[THE TASK] Below is a listing from which only part is wanted; return exactly the lines from the one with "slr_valid_to_ = -1;" up to and including the one with "float ms = 0;".

[EXERCISE INPUT]
+===+

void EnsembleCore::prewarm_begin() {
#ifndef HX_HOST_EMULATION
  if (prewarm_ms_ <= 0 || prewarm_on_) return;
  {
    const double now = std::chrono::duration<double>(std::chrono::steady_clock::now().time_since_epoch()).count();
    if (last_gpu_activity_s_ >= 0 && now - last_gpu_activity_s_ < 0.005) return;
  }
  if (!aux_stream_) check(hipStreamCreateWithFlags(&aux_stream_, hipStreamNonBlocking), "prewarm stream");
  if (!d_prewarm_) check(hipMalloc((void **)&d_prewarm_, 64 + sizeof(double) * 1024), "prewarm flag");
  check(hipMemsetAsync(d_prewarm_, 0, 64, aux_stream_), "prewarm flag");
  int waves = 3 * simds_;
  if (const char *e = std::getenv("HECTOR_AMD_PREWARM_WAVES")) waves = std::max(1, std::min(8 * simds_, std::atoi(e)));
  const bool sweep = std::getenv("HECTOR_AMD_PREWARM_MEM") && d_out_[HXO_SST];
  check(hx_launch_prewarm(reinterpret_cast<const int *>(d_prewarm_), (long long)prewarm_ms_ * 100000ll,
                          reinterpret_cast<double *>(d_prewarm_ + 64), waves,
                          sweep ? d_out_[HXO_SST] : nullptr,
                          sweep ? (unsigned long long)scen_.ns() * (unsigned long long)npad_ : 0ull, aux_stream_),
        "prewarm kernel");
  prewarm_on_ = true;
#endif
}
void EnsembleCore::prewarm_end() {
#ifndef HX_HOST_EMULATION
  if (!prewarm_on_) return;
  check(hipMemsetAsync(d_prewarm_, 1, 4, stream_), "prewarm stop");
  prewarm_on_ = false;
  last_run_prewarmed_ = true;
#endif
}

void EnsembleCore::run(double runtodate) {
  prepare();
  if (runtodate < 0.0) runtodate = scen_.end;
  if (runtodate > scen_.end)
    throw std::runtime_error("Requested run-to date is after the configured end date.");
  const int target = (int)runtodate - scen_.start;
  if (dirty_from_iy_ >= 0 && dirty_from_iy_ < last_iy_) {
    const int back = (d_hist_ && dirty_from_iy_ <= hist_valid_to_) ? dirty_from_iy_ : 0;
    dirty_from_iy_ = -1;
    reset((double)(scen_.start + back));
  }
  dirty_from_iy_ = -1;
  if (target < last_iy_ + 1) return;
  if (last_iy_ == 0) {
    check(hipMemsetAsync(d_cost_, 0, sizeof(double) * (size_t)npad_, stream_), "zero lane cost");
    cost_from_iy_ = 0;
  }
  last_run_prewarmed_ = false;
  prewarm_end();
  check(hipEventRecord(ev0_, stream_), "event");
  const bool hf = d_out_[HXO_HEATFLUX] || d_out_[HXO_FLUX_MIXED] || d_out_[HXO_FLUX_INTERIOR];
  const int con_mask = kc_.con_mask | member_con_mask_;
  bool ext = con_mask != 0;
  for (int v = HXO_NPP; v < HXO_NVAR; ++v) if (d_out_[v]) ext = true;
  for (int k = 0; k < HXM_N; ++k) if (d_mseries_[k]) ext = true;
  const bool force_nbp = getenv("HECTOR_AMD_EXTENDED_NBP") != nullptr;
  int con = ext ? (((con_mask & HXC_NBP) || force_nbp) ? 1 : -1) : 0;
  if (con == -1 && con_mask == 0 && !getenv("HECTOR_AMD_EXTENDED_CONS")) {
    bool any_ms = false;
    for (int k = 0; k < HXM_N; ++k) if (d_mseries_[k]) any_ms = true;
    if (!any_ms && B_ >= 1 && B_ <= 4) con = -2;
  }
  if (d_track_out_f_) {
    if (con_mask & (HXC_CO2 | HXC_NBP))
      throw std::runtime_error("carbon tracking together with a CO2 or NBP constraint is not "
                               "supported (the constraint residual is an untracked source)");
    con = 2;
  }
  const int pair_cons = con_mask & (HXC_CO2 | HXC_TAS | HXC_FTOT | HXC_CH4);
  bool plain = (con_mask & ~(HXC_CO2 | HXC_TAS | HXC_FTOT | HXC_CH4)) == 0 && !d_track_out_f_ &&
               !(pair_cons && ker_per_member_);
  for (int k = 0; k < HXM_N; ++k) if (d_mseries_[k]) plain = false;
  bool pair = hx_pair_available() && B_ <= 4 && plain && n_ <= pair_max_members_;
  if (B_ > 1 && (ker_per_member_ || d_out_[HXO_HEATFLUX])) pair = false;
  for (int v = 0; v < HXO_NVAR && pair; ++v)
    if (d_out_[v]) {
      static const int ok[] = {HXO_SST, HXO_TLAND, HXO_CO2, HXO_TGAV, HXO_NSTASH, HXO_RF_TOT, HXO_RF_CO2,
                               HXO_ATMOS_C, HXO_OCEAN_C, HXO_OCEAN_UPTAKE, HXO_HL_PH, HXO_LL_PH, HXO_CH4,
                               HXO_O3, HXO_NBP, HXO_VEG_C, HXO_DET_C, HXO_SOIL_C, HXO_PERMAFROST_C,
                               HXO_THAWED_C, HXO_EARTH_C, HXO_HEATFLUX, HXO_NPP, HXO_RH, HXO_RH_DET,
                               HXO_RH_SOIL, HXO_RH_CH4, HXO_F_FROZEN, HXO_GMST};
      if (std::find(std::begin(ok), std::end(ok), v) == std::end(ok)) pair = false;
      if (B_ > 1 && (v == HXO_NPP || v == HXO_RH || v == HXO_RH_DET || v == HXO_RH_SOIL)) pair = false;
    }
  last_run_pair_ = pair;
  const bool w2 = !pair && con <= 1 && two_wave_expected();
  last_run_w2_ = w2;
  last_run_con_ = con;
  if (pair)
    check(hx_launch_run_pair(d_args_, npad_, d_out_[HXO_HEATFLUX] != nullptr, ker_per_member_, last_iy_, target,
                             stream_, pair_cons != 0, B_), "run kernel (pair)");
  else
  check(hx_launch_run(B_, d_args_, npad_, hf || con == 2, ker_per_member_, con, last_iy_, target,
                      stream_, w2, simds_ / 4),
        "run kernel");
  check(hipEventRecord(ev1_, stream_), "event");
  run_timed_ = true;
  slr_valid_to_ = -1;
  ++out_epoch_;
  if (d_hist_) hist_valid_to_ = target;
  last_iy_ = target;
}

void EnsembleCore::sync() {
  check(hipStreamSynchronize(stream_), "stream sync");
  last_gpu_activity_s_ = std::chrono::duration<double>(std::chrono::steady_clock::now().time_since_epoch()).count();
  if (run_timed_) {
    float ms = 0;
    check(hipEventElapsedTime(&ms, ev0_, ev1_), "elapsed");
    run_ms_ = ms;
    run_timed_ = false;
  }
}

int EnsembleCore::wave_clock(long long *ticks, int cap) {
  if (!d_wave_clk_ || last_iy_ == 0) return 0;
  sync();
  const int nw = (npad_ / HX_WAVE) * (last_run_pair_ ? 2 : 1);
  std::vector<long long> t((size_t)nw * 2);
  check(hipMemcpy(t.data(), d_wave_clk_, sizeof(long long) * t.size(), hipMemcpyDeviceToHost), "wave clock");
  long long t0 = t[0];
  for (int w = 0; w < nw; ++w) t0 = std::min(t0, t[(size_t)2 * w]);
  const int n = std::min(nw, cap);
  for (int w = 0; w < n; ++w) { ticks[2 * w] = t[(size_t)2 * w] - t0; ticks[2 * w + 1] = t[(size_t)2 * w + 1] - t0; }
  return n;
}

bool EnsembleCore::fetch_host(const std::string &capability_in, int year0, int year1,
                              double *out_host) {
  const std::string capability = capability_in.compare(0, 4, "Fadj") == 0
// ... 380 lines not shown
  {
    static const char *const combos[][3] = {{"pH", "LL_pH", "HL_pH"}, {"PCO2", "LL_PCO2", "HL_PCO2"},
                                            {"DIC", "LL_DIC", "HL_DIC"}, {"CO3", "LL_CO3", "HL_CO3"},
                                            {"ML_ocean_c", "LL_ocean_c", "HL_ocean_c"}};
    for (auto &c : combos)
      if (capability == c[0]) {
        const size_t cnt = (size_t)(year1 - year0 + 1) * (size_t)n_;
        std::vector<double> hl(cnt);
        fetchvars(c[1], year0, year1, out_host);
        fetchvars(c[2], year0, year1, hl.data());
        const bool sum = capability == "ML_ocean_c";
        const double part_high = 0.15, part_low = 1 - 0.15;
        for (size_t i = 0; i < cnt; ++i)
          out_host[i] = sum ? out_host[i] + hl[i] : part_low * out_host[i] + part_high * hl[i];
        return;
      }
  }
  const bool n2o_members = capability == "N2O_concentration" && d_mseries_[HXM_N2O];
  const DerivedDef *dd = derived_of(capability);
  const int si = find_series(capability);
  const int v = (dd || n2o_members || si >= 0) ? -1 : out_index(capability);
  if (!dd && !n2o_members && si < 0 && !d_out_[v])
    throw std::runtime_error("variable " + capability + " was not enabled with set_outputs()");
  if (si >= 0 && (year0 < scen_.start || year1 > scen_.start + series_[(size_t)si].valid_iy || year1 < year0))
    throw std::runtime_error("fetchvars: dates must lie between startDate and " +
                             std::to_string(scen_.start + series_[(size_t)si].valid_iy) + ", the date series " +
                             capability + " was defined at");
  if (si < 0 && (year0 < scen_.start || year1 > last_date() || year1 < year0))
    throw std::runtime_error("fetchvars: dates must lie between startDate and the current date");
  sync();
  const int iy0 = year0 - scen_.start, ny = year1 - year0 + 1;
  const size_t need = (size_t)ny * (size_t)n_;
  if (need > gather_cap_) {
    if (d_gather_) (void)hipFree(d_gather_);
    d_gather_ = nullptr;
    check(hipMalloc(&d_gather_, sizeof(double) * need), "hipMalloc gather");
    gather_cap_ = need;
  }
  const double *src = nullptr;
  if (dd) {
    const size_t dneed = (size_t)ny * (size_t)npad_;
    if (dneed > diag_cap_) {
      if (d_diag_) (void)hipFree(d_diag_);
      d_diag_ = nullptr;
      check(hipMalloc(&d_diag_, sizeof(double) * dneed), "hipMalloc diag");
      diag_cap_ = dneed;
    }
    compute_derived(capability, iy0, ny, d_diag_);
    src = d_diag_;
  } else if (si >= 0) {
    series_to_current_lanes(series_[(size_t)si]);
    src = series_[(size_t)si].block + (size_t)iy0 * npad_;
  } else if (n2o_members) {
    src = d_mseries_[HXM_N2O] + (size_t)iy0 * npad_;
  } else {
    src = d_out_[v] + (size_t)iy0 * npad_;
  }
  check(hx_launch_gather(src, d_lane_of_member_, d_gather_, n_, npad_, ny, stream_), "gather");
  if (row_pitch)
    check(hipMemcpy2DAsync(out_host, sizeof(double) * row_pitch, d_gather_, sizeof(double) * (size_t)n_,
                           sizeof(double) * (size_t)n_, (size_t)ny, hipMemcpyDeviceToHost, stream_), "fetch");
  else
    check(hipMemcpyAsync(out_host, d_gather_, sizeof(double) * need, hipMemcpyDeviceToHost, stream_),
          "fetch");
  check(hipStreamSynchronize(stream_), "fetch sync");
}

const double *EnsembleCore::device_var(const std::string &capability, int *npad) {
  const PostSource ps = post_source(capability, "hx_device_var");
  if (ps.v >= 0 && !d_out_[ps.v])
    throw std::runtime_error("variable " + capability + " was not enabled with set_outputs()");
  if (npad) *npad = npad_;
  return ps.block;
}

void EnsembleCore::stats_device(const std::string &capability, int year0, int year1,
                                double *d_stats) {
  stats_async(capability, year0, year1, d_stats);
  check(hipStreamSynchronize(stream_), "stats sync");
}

+===+

[RESULT FOR THIS TASK]
  slr_valid_to_ = -1;
  ++out_epoch_;
  if (d_hist_) hist_valid_to_ = target;
  last_iy_ = target;
}

void EnsembleCore::sync() {
  check(hipStreamSynchronize(stream_), "stream sync");
  last_gpu_activity_s_ = std::chrono::duration<double>(std::chrono::steady_clock::now().time_since_epoch()).count();
  if (run_timed_) {
    float ms = 0;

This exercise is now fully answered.